As stay-home restrictions ease, Peace House preparers for new calls for help |

As stay-home restrictions ease, Peace House preparers for new calls for help

In late March, when the scope of the coronavirus pandemic became clear and Summit County’s business closures and stay-at-home order took shape, Peace House was making preparations of its own.

In a statement provided to The Park Record, Peace House Executive Director Kendra Wyckoff said the nonprofit domestic violence shelter worried the stay-at-home order and the stress of COVID-19 could create a potentially dangerous situation.

“The shelter in place mandates to protect public health have an unintended consequence for victims of family violence and abuse,” she said. “Home is not a safe place for everyone and the avenues for respite, support and connection for victims of domestic violence have been diminished or completely cut off.”

Victims are less likely to reach out for help while in close proximity to their abusers, but now that the restrictions are easing, Wyckoff said she is expecting to field more requests for help.

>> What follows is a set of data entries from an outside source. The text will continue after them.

+				constexpr int NB = (S + 7) / 8;
+#pragma unroll
+				for (int c = 0; c < RC; ++c) asm volatile("" : "+v"(cdreg[c]));
+				uint32_t sv[2][8];
+				lookups(0, sv[0]);
+#pragma unroll
+				for (int c = 0; c < NB; ++c) {
+					if (c + 1 < NB) lookups(c + 1, sv[(c + 1) & 1]);
+					msw_u2 mblk = {0, 0};
+#pragma unroll
+					for (int u = 0; u < 8 && c * 8 + u < S; ++u) step(c * 8 + u, u, sv[c & 1][u], mblk);
+					const msw_u2 blk0 = {(unsigned short)(8 * c), (unsigned short)(8 * c)};
+					key = __builtin_elementwise_max(key, mblk + (posc0 - blk0));
+				}
+				co_diag = u_of(diag); co_fseg = u_of(fseg); co_ffull = u_of(ffull); co_key = __builtin_bit_cast(uint32_t, key);
+			}
+			const uint32_t keyAB = co_key;
+			int stop = 0;
+			if (act && j == 3) {
+				if (i < tnA && !satA) {
+					const int imax = (int)(keyAB >> 8 & 0xff);
+					rowsA[(size_t)i * n_req] = (uint16_t)imax;
+					if (imax > gmaxA) { gmaxA = imax; teA = i; qeA = 255 - (int)(keyAB & 0xff); if (gmaxA >= sat_limit) satA = 1; }
+				}
+				if (i < tnB && !satB) {
+					const int imax = (int)(keyAB >> 24);
+					rowsB[(size_t)i * n_req] = (uint16_t)imax;
+					if (imax > gmaxB) { gmaxB = imax; teB = i; qeB = 255 - (int)(keyAB >> 16 & 0xff); if (gmaxB >= sat_limit) satB = 1; }
+				}
+				if ((i + 1 >= tnA || satA) && (i + 1 >= tnB || satB)) stop = 1;
+			}
+			stop = msw_dpp<MSW_QP(3, 3, 3, 3)>(stop);
+			if (stop) run = false;
+		}
+	};
+	if constexpr (REGS) forward_regs();
+	else if (slen_u > 0) forward(std::true_type{});
+	else forward(std::false_type{});
 	MswPassOut fA, fB;
 	fA.score = msw_dpp<MSW_QP(3, 3, 3, 3)>(gmaxA); fA.te = msw_dpp<MSW_QP(3, 3, 3, 3)>(teA); fA.qe = msw_dpp<MSW_QP(3, 3, 3, 3)>(qeA);
 	fB.score = msw_dpp<MSW_QP(3, 3, 3, 3)>(gmaxB); fB.te = msw_dpp<MSW_QP(3, 3, 3, 3)>(teB); fB.qe = msw_dpp<MSW_QP(3, 3, 3, 3)>(qeB);
@@ -491,6 +598,15 @@
 	        minsc, (n_pairs + 15) / 16, waves_a, waves_b);
 }
 
+#define MSW_REGS_CLASSES 6
+static const int msw_regs_slen[MSW_REGS_CLASSES] = {5, 7, 8, 10, 13, 16};
+static int msw_regs_class(int slen)
+{
+	for (int c = 0; c < MSW_REGS_CLASSES; ++c)
+		if (msw_regs_slen[c] == slen) return c;
+	return MSW_REGS_CLASSES;
+}
+
 void launch_msw(void *stream, const MswParams &P, int n_req, const MswReq *d_req, const uint8_t *d_seq, const int64_t *d_off, const int *d_len,
                 const uint8_t *d_pac, MswRes *d_res, uint16_t *d_rows, int max_len, const MswReq *h_req, const int *h_len, int *h_list, int *d_list,
                 int *d_tail)
@@ -504,18 +620,41 @@
 		s_attr = lds;
 	}
 	static const bool pairing = !(getenv("MPIBWA_MSW_PAIRS") && atoi(getenv("MPIBWA_MSW_PAIRS")) == 0);
+	static const bool regs_form = !(getenv("MPIBWA_MSW_REGS") && atoi(getenv("MPIBWA_MSW_REGS")) == 0);
 	int n_pairs = 0, n_single = n_req;
 	const int *d_single = nullptr;
 	if (pairing && h_req && h_len && h_list && d_list && d_tail && lds2 <= 160 * 1024 && lds_t <= 160 * 1024) {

“We at Peace House expect to see an additional increase in requests for service as victims of domestic violence may now have safer opportunities to reach out for support and help,” she said. “We are also concerned about an increased risk for violence as abusive partners may view the mandate relaxing as a threat to the power and control, they have had over their families during this time.”

While there may be an increase in domestic violence to come, at least from a law enforcement perspective, there wasn’t a large uptick in April while the stay-at-home order was in place.

Summit County Sheriff’s Lt. Andrew Wright said his office was prepared to field additional calls.

“Of course, the stay-at-home order can create additional challenges on families and mental wellness,” he said. “I think there was a general assumption that domestic violence cases might increase because people were forced to be home more.”

Wright said the Sheriff’s Office responded to 21 reported cases of domestic violence from March 1 to May 1 this year, identical to the same period in 2019.

Park City Police Department Captain Phil Kirk said the situation was about the same for his agency — a slight increase in cases, he said, but not a significant one.

The key word, Wright said, is “reported.”

“Domestic violence doesn’t always get reported to us out of fear,” he said.

Wyckoff said during the month of March, Peace House served 26 individuals for 660 nights of safety. In April, the number decreased to 17 individuals in the emergency shelter for 310 nights of safety. Wyckoff attributed that decrease to the stay-at-home order, which was lifted May 1.

“As the shelter in place mandate has remained in place, the ongoing social isolation and economic hardships have presented increased barriers for victims to reach out for help and have hindered their exit plans to flee an abusive relationship,” she said.

Peace House also provides monetary assistance to those who have been able to access housing or maintain their current housing. She said the assistance provided has increased 140% over January and February. That assistance can include money for rent, utilities, car repairs and phones.

Wyckoff said Peace House has also seen an increase in calls to its helpline, 25% more than the average from December through March.

While the number of domestic violence cases reported to law enforcement has not increased, Wright said the Sheriff’s Office stands with Peace House in urging the community to be vigilant.

“One case of domestic violence in our community is one too many,” he said. “We encourage our community members to seek help if they are in an abusive relationship.”

Peace House is available to help abuse victims 24 hours a day, seven days a week. Its helpline is staffed by trained advocates to assist anyone who has experienced dating and domestic violence, sexual assault or stalking with safety planning, safe shelter and referrals to other services and programs.

Peace House’s helpline can be reached at 1-800-647-9161. Additionally, Summit County Victim Assistance can be reached at 435-615-3851.